### [Exercise data]
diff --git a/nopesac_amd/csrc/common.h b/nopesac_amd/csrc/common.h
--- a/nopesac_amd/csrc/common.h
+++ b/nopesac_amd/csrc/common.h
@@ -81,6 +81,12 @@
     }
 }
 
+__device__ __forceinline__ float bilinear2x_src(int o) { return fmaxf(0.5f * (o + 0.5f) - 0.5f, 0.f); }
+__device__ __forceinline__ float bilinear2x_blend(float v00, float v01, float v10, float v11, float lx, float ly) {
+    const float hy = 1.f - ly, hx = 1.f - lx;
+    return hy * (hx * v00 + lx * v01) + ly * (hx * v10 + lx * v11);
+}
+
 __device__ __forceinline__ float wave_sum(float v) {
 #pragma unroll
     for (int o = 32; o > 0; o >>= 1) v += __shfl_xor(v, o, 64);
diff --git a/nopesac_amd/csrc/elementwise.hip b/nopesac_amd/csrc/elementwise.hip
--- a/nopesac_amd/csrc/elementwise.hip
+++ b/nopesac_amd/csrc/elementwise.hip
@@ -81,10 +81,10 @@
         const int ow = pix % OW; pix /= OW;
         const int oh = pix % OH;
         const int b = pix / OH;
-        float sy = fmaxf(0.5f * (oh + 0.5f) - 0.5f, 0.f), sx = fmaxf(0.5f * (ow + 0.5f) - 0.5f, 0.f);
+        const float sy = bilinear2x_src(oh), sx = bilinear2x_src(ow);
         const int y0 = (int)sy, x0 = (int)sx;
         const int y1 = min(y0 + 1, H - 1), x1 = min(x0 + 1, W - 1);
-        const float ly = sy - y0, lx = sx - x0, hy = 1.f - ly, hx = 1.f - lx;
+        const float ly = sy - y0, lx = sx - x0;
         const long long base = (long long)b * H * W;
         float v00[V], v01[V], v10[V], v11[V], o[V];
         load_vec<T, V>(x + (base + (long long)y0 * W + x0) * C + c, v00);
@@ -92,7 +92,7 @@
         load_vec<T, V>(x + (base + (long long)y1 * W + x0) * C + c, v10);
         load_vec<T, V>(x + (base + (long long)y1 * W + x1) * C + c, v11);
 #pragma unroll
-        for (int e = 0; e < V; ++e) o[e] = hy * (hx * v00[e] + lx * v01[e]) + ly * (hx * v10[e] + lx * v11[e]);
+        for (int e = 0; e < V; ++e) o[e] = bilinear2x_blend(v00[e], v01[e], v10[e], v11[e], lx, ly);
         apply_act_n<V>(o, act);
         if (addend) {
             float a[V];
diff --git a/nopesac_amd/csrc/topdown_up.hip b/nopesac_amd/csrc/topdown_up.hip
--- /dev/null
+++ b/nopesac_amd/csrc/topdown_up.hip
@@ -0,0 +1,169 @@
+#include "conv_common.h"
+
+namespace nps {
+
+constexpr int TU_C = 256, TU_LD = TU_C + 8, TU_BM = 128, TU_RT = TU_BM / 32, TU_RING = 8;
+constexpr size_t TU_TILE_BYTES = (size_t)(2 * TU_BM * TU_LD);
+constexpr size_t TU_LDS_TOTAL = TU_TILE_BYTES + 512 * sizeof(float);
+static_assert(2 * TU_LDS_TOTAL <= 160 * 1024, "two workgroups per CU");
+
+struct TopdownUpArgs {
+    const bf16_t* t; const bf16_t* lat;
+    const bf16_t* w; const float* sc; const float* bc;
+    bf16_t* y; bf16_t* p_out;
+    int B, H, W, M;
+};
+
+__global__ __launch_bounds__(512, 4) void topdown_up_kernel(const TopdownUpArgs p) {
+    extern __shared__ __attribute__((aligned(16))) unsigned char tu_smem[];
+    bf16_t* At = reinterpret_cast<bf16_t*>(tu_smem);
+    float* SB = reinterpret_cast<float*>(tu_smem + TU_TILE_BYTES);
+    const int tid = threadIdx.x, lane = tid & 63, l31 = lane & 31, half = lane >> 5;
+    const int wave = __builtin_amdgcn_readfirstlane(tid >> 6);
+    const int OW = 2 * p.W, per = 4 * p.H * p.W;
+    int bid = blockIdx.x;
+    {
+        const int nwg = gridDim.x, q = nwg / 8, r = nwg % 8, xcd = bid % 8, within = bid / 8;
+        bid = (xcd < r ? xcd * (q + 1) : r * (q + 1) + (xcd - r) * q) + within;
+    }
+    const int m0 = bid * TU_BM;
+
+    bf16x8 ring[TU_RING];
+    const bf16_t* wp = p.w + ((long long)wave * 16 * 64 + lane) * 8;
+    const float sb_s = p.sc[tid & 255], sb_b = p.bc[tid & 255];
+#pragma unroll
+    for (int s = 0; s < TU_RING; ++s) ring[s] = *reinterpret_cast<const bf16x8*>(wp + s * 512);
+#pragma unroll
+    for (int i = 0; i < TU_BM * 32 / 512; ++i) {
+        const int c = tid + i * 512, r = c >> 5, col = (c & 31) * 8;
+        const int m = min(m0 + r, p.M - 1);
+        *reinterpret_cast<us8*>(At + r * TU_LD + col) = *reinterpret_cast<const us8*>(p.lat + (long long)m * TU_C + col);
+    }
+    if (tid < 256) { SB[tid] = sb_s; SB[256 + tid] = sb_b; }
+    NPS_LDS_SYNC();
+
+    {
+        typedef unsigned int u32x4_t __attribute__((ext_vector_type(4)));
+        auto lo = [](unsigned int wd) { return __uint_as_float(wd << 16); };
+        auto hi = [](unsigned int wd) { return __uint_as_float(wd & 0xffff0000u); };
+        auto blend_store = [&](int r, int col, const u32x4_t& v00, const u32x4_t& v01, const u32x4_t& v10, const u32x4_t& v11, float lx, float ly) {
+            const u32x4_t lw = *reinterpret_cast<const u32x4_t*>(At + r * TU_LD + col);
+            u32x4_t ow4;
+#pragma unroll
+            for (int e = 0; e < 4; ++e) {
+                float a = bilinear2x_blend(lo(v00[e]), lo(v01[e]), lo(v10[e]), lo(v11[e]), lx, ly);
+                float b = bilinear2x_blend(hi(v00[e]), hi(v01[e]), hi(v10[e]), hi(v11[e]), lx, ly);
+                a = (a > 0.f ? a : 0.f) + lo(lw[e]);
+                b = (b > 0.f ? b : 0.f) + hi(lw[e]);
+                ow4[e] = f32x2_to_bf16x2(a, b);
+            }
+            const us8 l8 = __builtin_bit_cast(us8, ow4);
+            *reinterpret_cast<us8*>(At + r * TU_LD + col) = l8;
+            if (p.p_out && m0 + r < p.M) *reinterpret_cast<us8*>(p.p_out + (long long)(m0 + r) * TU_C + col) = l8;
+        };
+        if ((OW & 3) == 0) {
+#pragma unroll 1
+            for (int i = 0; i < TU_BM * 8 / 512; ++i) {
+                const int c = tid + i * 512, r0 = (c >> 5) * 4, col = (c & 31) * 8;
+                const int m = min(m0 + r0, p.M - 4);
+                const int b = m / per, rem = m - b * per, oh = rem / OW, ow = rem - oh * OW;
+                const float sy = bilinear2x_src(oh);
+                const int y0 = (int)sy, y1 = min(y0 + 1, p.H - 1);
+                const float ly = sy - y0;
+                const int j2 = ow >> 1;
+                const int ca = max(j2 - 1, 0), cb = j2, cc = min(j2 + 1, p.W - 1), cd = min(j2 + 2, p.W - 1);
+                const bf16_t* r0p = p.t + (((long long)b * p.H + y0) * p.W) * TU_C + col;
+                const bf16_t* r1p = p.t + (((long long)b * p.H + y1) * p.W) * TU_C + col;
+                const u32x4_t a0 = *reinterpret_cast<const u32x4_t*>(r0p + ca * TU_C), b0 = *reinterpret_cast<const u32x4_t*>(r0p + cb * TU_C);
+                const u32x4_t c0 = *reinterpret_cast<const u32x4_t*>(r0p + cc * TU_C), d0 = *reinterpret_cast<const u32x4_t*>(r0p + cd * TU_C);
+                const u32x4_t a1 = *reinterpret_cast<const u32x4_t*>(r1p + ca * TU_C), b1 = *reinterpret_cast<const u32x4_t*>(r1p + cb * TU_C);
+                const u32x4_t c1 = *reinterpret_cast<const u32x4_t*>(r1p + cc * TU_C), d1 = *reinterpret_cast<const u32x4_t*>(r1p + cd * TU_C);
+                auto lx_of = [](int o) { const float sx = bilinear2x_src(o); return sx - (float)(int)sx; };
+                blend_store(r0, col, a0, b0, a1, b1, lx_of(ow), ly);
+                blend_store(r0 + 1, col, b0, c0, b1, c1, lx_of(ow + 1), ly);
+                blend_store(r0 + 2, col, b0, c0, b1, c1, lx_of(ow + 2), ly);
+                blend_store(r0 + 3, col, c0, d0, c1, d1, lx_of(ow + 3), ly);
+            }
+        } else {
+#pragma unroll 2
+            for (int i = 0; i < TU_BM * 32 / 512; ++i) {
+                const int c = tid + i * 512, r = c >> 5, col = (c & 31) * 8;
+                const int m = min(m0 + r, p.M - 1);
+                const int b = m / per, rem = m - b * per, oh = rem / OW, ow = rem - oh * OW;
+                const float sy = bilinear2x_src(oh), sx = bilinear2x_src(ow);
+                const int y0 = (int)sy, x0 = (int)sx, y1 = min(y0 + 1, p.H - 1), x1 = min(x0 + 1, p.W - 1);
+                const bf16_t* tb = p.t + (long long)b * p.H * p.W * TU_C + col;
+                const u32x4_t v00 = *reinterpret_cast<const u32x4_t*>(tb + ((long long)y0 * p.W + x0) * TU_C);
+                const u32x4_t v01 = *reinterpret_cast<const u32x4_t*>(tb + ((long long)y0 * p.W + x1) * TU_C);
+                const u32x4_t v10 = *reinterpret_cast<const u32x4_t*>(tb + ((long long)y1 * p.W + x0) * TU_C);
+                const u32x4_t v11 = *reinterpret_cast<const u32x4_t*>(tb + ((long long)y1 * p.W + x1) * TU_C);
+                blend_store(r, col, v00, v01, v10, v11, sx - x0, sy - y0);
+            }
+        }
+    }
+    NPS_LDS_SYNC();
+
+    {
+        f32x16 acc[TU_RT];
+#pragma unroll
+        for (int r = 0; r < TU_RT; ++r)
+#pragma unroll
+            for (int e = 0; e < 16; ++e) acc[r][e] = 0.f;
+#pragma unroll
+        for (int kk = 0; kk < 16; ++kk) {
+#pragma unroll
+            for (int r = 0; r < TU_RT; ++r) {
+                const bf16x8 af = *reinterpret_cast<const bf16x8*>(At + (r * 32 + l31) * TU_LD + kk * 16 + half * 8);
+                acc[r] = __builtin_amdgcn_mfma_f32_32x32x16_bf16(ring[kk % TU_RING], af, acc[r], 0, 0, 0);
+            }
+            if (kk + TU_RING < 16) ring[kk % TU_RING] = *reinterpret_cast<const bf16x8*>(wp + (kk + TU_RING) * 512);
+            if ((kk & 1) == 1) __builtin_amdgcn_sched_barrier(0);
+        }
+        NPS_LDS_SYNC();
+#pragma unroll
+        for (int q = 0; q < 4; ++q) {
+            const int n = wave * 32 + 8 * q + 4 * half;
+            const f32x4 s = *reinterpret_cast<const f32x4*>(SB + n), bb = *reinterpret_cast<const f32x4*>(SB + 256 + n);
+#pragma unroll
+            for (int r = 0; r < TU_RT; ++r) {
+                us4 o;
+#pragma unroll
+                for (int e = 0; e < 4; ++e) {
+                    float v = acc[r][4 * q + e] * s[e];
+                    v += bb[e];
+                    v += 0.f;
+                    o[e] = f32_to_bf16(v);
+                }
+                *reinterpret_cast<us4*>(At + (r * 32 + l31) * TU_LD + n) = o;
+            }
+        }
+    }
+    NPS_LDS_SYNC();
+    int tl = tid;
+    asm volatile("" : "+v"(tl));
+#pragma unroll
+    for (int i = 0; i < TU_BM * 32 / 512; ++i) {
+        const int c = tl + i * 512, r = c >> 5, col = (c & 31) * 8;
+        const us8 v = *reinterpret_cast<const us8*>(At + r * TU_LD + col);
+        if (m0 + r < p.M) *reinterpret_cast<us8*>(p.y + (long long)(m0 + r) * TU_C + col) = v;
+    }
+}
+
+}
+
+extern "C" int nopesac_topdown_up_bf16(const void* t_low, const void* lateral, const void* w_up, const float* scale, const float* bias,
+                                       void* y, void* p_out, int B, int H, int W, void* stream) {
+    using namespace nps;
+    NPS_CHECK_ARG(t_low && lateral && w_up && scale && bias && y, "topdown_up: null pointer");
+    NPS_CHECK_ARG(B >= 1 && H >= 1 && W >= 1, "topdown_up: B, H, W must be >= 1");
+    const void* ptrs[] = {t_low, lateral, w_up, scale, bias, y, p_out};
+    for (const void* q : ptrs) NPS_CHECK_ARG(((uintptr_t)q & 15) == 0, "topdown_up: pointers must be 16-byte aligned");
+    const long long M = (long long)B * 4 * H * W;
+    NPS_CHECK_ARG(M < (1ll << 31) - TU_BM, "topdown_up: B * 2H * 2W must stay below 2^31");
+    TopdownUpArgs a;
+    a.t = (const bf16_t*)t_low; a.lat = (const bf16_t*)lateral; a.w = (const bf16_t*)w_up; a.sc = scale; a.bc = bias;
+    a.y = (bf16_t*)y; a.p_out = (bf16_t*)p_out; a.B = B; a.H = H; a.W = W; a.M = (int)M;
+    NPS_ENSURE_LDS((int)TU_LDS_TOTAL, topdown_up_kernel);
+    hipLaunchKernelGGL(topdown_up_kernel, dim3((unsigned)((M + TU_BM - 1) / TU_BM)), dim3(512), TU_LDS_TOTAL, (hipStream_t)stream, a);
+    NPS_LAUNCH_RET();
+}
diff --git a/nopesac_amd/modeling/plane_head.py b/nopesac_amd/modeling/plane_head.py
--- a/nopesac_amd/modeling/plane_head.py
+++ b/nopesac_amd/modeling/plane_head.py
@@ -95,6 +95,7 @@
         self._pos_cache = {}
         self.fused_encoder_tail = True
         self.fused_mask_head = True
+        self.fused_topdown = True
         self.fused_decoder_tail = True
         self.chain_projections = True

* * *

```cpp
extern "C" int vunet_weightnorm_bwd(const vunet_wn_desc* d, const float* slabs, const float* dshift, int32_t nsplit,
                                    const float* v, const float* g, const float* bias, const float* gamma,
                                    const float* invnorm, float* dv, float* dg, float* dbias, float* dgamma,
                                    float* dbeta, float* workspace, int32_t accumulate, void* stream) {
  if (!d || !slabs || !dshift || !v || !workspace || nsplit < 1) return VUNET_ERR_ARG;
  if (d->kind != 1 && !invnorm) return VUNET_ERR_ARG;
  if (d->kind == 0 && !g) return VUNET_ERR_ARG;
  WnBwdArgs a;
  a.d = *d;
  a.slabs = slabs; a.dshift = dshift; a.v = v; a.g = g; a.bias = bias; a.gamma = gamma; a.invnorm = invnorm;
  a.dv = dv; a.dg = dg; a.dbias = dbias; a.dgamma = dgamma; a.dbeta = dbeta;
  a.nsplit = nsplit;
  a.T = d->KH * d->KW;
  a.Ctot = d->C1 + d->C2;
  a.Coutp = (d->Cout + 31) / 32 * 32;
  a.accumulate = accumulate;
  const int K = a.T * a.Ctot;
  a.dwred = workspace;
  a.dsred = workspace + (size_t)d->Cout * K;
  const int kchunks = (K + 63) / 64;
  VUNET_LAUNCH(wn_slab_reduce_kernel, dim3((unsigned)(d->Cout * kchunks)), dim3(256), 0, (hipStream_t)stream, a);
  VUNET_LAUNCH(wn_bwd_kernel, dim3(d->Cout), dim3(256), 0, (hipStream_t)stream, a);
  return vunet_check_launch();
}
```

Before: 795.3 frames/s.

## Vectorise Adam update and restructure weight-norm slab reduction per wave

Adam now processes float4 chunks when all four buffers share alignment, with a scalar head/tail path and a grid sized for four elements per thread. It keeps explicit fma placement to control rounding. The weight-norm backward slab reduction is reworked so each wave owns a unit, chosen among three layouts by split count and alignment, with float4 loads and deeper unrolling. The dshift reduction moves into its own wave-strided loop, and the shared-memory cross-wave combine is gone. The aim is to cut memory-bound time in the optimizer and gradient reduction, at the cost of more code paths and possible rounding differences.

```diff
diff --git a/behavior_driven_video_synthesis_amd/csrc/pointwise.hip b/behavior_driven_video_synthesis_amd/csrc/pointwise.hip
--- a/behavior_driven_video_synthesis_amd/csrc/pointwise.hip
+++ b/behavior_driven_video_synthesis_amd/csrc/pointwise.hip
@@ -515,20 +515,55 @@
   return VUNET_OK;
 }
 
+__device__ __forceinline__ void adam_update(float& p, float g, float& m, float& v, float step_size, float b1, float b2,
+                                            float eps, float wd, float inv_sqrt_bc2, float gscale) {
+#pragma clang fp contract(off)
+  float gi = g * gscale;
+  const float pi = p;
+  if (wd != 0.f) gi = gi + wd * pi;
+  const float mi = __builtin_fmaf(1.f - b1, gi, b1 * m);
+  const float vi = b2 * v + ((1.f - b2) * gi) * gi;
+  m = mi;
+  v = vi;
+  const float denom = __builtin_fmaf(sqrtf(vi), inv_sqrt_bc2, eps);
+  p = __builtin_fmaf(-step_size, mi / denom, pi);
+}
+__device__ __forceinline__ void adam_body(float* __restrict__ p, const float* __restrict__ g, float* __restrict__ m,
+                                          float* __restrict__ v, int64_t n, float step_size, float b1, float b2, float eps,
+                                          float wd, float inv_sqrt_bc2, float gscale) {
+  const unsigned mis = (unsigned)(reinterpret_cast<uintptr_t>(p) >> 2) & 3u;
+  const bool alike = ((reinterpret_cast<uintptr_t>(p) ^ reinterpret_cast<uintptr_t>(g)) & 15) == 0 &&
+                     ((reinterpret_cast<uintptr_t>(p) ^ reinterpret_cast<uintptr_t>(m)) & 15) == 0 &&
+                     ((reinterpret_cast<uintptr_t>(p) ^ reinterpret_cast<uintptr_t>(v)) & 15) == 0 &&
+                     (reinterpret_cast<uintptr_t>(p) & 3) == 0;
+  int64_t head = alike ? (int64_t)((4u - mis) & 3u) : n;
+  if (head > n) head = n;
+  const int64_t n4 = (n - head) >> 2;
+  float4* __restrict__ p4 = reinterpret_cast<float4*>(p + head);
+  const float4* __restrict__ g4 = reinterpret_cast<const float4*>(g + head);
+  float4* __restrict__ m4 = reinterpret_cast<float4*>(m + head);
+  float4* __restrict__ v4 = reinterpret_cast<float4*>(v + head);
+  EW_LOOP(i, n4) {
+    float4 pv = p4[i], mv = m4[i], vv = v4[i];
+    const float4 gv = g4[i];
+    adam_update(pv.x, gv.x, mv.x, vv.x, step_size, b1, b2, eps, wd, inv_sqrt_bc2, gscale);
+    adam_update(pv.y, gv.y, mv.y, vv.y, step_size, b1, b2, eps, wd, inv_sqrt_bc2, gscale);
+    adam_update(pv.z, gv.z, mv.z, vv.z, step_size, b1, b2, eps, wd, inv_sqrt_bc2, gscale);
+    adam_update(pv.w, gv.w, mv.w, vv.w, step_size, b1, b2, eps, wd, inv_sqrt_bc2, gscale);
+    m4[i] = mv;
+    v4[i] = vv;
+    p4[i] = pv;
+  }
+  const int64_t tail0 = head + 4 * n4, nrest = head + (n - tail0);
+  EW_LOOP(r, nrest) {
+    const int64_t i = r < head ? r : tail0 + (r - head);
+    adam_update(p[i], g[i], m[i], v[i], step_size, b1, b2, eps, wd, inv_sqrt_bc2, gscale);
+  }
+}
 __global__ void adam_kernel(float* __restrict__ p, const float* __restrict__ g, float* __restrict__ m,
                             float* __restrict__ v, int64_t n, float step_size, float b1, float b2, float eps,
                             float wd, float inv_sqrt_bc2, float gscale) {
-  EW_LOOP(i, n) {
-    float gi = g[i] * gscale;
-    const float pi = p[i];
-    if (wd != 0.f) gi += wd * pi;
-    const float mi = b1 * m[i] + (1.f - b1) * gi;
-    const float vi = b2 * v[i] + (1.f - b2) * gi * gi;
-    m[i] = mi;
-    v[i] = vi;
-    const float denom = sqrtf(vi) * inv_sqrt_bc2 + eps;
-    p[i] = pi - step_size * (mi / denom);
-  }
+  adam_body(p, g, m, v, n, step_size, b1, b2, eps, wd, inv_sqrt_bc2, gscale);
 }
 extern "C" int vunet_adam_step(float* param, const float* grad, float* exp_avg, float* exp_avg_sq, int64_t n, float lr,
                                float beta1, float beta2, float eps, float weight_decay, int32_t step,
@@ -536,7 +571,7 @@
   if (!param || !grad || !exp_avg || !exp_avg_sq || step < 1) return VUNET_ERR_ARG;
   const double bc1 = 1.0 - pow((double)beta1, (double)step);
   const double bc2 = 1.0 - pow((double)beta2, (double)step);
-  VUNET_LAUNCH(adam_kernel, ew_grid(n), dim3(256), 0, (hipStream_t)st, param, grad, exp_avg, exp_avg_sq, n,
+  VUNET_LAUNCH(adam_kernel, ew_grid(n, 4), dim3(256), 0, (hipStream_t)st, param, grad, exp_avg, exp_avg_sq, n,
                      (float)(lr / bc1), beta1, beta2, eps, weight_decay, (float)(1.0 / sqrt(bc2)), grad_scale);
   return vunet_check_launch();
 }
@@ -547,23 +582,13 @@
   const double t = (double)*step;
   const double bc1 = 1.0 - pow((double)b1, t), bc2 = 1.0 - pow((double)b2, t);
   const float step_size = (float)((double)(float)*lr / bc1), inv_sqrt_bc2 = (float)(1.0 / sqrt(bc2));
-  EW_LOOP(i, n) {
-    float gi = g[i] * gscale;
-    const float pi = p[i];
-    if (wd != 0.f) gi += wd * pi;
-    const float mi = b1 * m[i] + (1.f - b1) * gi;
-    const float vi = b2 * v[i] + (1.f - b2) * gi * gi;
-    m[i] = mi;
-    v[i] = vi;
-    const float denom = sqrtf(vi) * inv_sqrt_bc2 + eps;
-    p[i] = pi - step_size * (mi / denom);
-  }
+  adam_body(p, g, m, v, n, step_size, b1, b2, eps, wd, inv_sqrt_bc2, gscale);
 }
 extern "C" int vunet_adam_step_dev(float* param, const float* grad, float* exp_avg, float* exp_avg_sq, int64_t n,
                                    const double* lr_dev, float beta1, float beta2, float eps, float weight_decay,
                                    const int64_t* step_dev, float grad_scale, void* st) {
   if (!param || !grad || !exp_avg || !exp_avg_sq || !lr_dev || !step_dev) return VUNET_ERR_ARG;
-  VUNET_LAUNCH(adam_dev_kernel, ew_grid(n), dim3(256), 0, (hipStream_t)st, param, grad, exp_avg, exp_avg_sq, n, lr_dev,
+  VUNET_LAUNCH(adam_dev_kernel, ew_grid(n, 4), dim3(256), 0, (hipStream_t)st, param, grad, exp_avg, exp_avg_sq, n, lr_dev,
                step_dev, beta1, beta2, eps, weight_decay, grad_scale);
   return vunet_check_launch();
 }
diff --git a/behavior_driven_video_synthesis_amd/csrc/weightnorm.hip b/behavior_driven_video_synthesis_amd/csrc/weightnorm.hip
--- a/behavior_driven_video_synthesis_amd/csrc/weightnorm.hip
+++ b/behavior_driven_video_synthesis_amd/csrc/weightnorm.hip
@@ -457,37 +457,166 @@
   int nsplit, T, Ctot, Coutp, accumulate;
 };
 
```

### [Task to carry out]
If the word "double" is on a line above, return that line.

### [Response to this exercise]
   const double bc1 = 1.0 - pow((double)beta1, (double)step);
   const double bc2 = 1.0 - pow((double)beta2, (double)step);
   const double t = (double)*step;
   const double bc1 = 1.0 - pow((double)b1, t), bc2 = 1.0 - pow((double)b2, t);
   const float step_size = (float)((double)(float)*lr / bc1), inv_sqrt_bc2 = (float)(1.0 / sqrt(bc2));
                                    const double* lr_dev, float beta1, float beta2, float eps, float weight_decay,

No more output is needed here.